● Dataset content:
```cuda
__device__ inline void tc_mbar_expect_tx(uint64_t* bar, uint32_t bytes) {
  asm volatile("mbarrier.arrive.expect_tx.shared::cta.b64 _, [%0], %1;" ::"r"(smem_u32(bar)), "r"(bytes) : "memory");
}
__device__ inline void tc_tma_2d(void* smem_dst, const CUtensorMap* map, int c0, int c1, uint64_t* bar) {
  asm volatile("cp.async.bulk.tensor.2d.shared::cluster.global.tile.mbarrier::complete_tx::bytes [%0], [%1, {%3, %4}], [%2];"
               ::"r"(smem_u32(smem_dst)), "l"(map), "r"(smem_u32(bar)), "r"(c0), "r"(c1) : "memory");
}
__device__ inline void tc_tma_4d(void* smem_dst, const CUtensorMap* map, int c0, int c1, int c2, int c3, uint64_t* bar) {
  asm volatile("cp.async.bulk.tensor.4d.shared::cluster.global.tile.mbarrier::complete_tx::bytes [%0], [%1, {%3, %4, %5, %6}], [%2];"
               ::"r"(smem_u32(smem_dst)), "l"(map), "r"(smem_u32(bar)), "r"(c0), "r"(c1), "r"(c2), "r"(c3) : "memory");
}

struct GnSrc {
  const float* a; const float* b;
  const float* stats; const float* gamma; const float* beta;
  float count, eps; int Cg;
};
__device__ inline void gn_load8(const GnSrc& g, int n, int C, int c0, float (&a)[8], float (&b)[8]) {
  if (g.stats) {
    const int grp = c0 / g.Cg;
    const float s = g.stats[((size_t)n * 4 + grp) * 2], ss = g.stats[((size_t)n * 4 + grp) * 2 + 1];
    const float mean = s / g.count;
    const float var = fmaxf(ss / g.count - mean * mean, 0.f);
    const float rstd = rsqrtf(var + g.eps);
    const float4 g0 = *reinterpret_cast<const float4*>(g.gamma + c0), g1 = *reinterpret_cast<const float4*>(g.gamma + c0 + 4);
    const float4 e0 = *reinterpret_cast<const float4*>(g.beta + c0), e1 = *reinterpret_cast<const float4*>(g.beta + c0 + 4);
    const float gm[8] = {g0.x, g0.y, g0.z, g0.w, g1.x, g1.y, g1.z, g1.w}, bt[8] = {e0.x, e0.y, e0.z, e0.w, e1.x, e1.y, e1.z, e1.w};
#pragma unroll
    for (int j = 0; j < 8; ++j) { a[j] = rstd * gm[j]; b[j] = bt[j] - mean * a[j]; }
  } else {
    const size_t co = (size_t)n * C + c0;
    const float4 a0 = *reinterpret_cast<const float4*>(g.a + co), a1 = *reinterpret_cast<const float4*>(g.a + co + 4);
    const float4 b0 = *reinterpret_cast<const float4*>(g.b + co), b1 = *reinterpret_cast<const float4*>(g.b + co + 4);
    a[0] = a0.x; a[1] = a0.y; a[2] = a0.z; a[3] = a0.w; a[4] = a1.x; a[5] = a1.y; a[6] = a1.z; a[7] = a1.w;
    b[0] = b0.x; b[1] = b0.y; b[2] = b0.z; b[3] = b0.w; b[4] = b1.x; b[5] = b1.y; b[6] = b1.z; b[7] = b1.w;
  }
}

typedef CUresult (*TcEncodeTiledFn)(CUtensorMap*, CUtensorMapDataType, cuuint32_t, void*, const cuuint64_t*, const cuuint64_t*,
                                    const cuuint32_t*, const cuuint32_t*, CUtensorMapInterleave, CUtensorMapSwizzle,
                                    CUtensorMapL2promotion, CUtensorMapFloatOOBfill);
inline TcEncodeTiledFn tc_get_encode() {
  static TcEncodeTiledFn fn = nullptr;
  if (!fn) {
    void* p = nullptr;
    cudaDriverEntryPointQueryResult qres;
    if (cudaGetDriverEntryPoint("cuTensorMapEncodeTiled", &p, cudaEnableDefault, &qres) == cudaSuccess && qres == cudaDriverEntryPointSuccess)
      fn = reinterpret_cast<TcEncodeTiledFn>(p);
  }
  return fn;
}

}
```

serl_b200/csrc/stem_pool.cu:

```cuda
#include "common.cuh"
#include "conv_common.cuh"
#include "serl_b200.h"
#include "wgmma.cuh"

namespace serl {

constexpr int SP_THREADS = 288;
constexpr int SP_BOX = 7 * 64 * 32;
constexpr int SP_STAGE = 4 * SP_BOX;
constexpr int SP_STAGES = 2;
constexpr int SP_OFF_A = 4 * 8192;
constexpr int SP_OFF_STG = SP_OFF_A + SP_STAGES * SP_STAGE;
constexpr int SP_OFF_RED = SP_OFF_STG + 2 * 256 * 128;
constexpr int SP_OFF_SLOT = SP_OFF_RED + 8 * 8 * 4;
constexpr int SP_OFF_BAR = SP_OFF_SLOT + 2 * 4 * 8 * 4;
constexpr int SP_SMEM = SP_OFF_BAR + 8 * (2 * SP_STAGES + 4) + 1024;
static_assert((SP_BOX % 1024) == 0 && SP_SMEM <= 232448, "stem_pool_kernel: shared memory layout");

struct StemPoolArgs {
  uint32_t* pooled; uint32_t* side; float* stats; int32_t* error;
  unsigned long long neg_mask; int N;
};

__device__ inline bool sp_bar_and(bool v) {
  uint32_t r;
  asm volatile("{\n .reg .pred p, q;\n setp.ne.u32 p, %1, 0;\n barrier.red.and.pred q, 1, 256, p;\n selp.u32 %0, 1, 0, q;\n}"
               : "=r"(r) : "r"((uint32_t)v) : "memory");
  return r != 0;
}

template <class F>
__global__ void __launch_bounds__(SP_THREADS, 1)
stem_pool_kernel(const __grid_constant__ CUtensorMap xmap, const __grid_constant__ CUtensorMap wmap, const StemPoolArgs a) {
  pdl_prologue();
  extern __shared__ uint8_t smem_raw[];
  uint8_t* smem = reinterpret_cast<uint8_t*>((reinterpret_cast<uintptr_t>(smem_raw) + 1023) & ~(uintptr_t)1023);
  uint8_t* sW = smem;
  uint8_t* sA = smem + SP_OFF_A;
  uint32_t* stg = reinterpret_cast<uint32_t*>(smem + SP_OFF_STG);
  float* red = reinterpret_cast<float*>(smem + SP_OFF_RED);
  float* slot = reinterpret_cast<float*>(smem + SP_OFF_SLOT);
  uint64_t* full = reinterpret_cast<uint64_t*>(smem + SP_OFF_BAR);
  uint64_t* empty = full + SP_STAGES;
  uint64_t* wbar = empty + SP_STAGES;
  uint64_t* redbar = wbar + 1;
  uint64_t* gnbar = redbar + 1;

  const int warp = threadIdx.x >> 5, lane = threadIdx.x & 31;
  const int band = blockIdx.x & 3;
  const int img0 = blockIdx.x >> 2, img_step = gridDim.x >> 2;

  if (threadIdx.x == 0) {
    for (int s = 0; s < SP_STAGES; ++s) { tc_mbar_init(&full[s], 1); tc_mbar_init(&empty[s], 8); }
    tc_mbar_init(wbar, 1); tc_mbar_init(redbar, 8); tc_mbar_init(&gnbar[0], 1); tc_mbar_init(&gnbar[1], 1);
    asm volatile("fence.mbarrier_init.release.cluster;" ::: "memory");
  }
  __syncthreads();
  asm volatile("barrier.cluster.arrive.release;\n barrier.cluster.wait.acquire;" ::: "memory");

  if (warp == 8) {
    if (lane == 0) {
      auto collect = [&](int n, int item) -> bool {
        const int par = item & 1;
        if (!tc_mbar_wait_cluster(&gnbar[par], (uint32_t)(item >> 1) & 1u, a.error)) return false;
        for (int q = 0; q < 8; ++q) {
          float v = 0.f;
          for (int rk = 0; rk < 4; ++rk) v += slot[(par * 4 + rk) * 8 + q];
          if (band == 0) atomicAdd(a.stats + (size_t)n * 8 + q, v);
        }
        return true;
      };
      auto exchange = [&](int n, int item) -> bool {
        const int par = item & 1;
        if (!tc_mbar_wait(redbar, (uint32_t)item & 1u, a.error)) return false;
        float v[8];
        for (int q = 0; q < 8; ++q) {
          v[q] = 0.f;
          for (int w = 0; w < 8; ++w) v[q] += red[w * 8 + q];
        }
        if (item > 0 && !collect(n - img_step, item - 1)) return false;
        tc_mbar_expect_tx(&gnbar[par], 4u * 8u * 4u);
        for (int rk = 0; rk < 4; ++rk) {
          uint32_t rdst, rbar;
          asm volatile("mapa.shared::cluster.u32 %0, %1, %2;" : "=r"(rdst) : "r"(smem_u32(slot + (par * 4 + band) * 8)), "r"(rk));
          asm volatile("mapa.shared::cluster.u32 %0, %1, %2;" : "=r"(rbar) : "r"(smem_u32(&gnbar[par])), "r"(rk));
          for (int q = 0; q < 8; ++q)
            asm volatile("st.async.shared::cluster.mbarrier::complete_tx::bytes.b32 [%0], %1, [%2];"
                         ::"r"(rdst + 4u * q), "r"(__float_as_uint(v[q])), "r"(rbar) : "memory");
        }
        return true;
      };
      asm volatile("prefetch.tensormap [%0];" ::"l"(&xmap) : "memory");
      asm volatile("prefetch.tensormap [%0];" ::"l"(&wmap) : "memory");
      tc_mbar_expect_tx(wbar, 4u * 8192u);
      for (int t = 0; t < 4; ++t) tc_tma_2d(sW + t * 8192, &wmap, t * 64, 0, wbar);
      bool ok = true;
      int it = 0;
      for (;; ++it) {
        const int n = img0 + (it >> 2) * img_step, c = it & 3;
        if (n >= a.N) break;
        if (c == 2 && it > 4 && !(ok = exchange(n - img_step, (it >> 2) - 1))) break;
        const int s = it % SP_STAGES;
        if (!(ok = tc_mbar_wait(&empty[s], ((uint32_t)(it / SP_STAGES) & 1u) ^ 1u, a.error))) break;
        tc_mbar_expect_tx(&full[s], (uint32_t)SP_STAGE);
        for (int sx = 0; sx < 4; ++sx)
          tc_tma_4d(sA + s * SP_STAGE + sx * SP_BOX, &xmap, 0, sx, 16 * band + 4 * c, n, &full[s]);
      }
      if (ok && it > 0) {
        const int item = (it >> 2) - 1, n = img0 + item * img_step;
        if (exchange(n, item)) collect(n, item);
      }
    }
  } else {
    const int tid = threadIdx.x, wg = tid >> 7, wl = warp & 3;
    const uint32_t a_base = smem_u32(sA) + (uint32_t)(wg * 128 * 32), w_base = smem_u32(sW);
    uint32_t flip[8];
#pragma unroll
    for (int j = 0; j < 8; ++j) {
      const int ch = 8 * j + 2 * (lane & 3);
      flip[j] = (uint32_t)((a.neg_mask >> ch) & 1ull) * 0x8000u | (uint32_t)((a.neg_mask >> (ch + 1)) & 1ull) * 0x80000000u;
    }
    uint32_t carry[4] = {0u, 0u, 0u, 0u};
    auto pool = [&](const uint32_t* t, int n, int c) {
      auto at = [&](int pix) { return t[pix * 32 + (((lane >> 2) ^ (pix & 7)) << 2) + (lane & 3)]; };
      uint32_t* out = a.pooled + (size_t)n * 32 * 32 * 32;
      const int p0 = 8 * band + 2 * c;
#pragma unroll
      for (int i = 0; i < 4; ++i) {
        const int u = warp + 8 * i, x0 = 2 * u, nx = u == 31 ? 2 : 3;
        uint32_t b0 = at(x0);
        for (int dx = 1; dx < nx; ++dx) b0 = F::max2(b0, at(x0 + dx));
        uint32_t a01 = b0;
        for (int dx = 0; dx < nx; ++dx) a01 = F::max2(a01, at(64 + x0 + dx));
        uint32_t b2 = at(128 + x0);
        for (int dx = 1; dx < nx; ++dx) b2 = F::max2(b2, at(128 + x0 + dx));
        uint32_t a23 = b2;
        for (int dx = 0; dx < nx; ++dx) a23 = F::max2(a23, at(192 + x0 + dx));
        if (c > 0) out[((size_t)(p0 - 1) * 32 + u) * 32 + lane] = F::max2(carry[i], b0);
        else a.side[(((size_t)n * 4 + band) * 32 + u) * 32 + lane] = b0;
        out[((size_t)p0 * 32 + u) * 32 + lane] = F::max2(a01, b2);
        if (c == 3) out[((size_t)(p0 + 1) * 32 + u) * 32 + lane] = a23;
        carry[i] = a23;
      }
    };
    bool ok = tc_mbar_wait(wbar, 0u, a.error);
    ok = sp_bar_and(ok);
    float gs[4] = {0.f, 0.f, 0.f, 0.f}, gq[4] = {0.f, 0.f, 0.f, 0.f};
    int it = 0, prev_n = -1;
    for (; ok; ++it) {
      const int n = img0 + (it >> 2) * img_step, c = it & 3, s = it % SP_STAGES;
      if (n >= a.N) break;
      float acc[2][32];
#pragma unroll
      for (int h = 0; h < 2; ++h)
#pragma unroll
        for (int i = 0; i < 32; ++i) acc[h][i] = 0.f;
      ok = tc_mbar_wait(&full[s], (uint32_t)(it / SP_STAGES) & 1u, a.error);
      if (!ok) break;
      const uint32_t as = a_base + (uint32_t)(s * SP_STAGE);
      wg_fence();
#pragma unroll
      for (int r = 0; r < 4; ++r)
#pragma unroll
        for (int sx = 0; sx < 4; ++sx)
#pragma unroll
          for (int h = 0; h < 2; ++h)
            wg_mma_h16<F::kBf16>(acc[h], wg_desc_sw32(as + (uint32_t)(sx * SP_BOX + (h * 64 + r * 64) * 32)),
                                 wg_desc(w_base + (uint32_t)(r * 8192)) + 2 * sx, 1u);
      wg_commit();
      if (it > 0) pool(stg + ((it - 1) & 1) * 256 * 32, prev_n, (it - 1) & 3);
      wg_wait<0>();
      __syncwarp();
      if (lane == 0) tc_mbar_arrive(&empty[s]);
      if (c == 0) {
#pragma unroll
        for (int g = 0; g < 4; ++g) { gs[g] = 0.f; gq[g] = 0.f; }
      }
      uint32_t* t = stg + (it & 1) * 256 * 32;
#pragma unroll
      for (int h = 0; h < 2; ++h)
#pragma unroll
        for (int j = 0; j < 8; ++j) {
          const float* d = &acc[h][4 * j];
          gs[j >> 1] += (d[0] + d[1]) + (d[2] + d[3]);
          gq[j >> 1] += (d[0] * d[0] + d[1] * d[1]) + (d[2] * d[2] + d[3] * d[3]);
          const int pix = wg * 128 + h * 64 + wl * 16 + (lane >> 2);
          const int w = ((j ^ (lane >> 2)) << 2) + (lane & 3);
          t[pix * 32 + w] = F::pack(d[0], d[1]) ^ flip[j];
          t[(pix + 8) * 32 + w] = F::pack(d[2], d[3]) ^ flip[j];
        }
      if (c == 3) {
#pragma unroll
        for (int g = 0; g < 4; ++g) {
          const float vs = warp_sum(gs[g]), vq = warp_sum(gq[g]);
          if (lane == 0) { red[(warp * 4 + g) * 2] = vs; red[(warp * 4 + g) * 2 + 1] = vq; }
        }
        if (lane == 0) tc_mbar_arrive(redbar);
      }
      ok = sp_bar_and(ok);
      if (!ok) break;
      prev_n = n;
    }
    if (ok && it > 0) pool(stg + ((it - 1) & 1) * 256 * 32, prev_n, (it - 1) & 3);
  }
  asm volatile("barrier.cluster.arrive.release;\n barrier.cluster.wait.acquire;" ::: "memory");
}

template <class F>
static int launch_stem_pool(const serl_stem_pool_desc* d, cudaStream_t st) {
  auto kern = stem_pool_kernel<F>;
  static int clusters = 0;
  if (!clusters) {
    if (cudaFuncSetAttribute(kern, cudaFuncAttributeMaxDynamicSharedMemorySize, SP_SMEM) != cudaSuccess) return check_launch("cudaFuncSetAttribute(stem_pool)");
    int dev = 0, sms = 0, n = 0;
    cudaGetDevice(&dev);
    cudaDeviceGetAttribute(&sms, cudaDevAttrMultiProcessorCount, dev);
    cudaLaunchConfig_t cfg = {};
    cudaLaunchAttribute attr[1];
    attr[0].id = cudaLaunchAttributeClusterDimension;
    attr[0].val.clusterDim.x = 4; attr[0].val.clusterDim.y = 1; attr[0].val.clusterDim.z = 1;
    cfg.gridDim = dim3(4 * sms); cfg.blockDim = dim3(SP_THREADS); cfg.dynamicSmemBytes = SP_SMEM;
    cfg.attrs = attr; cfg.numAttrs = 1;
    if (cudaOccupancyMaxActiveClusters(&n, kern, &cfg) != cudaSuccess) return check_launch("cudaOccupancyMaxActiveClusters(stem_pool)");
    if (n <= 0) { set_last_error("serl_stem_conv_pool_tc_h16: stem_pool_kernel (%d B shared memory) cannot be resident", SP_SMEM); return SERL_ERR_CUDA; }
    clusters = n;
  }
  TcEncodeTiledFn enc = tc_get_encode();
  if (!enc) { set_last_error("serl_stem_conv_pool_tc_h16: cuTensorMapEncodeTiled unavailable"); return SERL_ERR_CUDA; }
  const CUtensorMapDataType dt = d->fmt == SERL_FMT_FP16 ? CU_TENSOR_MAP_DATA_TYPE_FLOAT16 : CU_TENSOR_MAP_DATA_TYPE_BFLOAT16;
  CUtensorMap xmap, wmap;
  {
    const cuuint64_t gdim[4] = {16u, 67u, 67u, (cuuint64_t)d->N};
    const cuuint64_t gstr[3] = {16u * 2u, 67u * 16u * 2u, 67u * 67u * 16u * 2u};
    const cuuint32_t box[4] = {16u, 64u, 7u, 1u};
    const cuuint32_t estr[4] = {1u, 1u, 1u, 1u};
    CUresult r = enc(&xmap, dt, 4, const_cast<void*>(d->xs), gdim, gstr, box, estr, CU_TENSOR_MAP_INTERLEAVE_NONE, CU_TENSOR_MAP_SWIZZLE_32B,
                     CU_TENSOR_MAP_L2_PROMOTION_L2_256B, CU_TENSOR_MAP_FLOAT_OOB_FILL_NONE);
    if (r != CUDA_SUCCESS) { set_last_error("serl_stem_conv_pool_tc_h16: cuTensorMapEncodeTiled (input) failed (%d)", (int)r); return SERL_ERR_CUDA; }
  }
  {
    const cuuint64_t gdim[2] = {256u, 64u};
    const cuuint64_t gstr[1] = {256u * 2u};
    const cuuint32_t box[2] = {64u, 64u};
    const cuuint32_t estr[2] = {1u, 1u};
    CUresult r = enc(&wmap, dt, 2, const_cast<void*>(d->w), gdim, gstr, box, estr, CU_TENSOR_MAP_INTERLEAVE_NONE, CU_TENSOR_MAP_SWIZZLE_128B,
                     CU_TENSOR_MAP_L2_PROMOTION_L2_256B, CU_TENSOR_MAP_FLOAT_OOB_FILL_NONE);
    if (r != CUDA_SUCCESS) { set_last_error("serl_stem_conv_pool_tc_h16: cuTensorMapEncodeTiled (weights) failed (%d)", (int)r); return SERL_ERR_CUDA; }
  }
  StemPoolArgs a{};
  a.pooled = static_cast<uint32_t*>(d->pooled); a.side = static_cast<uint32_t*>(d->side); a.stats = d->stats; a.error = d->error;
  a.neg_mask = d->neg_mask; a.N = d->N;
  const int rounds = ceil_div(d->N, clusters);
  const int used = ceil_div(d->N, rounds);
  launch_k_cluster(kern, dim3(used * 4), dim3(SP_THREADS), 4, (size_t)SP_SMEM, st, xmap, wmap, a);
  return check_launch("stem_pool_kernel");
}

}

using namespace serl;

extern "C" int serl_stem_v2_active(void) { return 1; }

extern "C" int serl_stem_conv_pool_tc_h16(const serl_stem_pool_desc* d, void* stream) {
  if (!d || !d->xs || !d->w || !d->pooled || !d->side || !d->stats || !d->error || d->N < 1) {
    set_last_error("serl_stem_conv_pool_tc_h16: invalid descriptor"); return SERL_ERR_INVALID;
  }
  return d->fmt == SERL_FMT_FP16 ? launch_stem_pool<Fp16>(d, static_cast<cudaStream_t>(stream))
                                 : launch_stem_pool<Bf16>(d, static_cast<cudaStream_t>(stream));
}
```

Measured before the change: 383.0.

● Task instructions:
Check each line of the records above for the word "redbar" and report how many lines have it, as a number only.

● Answer to the exercise:
5